I still have concerns that he's being used by Obama to get a free pass from evangelicals.

By the way, the lefty blogs are in a complete lather over Warren. They're so upset that a gay marriage opponent would be invited to speak (again, ignoring Obama's own opposition to gay marriage), that some are demanding that a racist or white supremacist be invited too since Obama wants to "agree to disagree". They're all a bunch of 3-year olds. Don Surber has the details.

UPDATE: Byron York has more on the willful ignorance of the left and the press of Obama's stand on gay marriage.
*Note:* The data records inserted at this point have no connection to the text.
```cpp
struct ChunkReader {
    const uint4* w4;
    uint64_t buf;
    int32_t base, pos;
    uint4 cl, ch, nl, nh;
    int32_t c;
    __device__ __forceinline__ void init(const uint8_t* in, int32_t p) {
        w4 = reinterpret_cast<const uint4*>(in);
        const uint32_t* w = reinterpret_cast<const uint32_t*>(in);
        pos = p;
        base = max(((p + 31) & ~31) - 64, 0);
        buf = (uint64_t)w[base >> 5] | ((uint64_t)w[(base >> 5) + 1] << 32);
        c = ((base >> 5) - 1) >> 3;
        cl = w4[2 * max(c, 0)];
        ch = w4[2 * max(c, 0) + 1];
        nl = w4[2 * max(c - 1, 0)];
        nh = w4[2 * max(c - 1, 0) + 1];
    }
    __device__ __forceinline__ uint32_t pop(uint32_t nb) {
        pos -= (int32_t)nb;
        return (uint32_t)(buf >> (uint32_t)(pos - base)) & ((1u << nb) - 1u);
    }
    __device__ __forceinline__ void refill() {
        if (pos - base < 32 && base > 0) {
            base -= 32;
            const int32_t wi = base >> 5;
            if ((wi >> 3) != c) {
                cl = nl;
                ch = nh;
                c -= 1;
                nl = w4[2 * max(c - 1, 0)];
                nh = w4[2 * max(c - 1, 0) + 1];
            }
            const uint32_t j = (uint32_t)wi & 7u;
            const uint4 q = j < 4u ? cl : ch;
            const uint32_t k = j & 3u;
            const uint32_t v = k == 0 ? q.x : k == 1 ? q.y : k == 2 ? q.z : q.w;
            buf = (buf << 32) | v;
        }
    }
};

template <int LMAX>
__global__ __launch_bounds__(64) void serial2_decode_kernel(DecParams P) {
    __shared__ uint32_t tab[1u << LMAX];
    const uint64_t gb = blockIdx.x;
    if (gb >= P.n_blocks) return;
    const int32_t info = P.dtinfo[gb];
    const uint32_t lane = threadIdx.x;
    uint32_t nbor = 0;
    if (info >= 0) {
        const uint32_t nv = (1u << ((uint32_t)info >> 16)) >> 2;
        const uint4* t4 = reinterpret_cast<const uint4*>(P.dt + gb * (uint64_t)(1u << LMAX));
        uint4* d4 = reinterpret_cast<uint4*>(tab);
        for (uint32_t i = lane; i < nv; i += 64u) {
            const uint4 q = t4[i];
            d4[i] = q;
            nbor |= (q.x | q.y | q.z | q.w) & 0xFFu;
        }
    }
    const bool single = __ballot(nbor != 0u) == 0ull;
    __syncthreads();
    if (lane != 0) return;
    const uint8_t* in = P.in + gb * P.slot_bytes;
    const uint32_t clen = P.comp_len[gb];
    const bool known = P.n_total != 0;
    const uint64_t ooff = gb * (uint64_t)P.block_size;
    const uint32_t n = known ? (uint32_t)min((uint64_t)P.block_size, P.n_total - ooff) : 0u;
    const uint32_t lim = known ? n : P.out_cap;
    uint8_t* out = P.out + ooff;
    int32_t err = info < 0 ? info : FSE_OK;
    if (err == FSE_OK && known && n < 2) err = FSE_ERR_LENGTH_MISMATCH;
    if (err == FSE_OK && !known && single) err = FSE_ERR_SINGLE_SYMBOL;
    const int32_t hdr_bits = (info & 0xFFFF) * 8;
    const uint32_t L = (uint32_t)info >> 16;
    uint32_t o = 0;
    if (err == FSE_OK) {
        const int32_t top = (int32_t)(clen - 1u) * 8 + (int32_t)ilog2u(in[clen - 1]);
        if (top - 2 * (int32_t)L < hdr_bits) err = FSE_ERR_TOO_SHORT;
    }
    if (err == FSE_OK) {
        ChunkReader br;
        br.init(in, (int32_t)(clen - 1u) * 8 + (int32_t)ilog2u(in[clen - 1]));
        uint32_t s0 = br.pop(L);
        br.refill();
        uint32_t s1 = br.pop(L);
        br.refill();
        const uint32_t I = P.ckpt_interval;
        uint64_t* rec = (P.sidecar_out && I) ? P.sidecar_out + gb * P.ckpt_per_block : nullptr;
        const uint32_t ckmask = I ? I - 1u : 0u;
        uint32_t pidx = 0;
        auto record = [&]() {
            if (rec && (pidx & ckmask) == 0u && pidx / I < P.ckpt_per_block)
                rec[pidx / I] = (uint64_t)(uint32_t)(br.pos - hdr_bits) | ((uint64_t)s0 << 32) | ((uint64_t)s1 << 48);
        };
        while (o + 18u < lim && br.pos - hdr_bits >= 16 * (int32_t)L) {
// ... 932 lines not shown
```

Before: 514.3.

## Fold segment tails into transposed group loop and set waves-per-EU from LDS

Each segment's partial final group is now decoded inside the wave-cooperative transposed group loop, with byte-granular partial stores. This replaces the separate scalar per-segment tail pass, which was divergent. The decode kernel also gets an amdgpu_waves_per_eu attribute computed from the LDS footprint, so the register budget matches the occupancy that LDS allows. The cost is a ballot-guarded slow path with per-byte stores whenever any lane in the wave has a tail, and possible register pressure changes.

Measured after the change: 520.3 (median of 6 runs). 1.2% higher.

```diff
diff --git a/entropy_coders_amd/csrc/fse_decode.hip b/entropy_coders_amd/csrc/fse_decode.hip
--- a/entropy_coders_amd/csrc/fse_decode.hip
+++ b/entropy_coders_amd/csrc/fse_decode.hip
@@ -153,6 +153,7 @@
 
 constexpr int32_t PAIR_MAX_BITS = 28;
 struct LdsChain {
+    static constexpr bool SINGLE_STEP = false;
     int32_t pos, B;
     uint32_t whi, wlo, a0, a1;
     __device__ __forceinline__ void init(const uint32_t* pay, int32_t p, uint32_t s0, uint32_t s1) {
@@ -222,13 +223,58 @@
         }
 }
 
+__device__ __forceinline__ void store_chunk(uint8_t* __restrict__ dst, const uint32_t* t, uint32_t nb) {
+    if (nb >= 16u) {
+        __builtin_nontemporal_store(u32x4{t[0], t[1], t[2], t[3]}, reinterpret_cast<u32x4*>(dst));
+        return;
+    }
+#pragma unroll
+    for (uint32_t i = 0; i < 4u; ++i) {
+        if (nb >= 4u * i + 4u) {
+            *reinterpret_cast<uint32_t*>(dst + 4u * i) = t[i];
+        } else if (nb > 4u * i) {
+            dst[4u * i] = (uint8_t)t[i];
+            if (nb > 4u * i + 1u) dst[4u * i + 1u] = (uint8_t)(t[i] >> 8);
+            if (nb > 4u * i + 2u) dst[4u * i + 2u] = (uint8_t)(t[i] >> 16);
+        }
+    }
+}
+
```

UPDATE 2: The L.A. Gay & Lesbian Center has issued their petulant statement:
"If President-elect Obama does not disinvite Rick Warren, then he is defining what inclusion in America will mean under his administration. It will mean that the practice of bigotry is acceptable, and that as president — in the name of 'inclusion' — he will provide a place and platform for that bigotry to be expressed and grow.

"Apparently we are welcome into the big tent of hope, but if we choose to enter, we should do so knowing we are in hostile, yet 'balanced' territory.”

Let us quickly return to the Saddleback Civil Forum:
"Define marriage,” Pastor Rick Warren asked Barack Obama at the “Saddleback Civil Forum on the Presidency,” held last August at Warren’s Saddleback Church in Lake Forest, California.

"I believe that marriage is the union between a man and a woman,” Obama quickly answered. Obama added that he opposed a constitutional amendment that would define marriage as he does, but on the basic issue, Obama and Warren agreed: marriage equals one man and one woman….
The Gay and Lesbian Center clearly hasn't been paying attention. I guess some "hope" got in their eyes.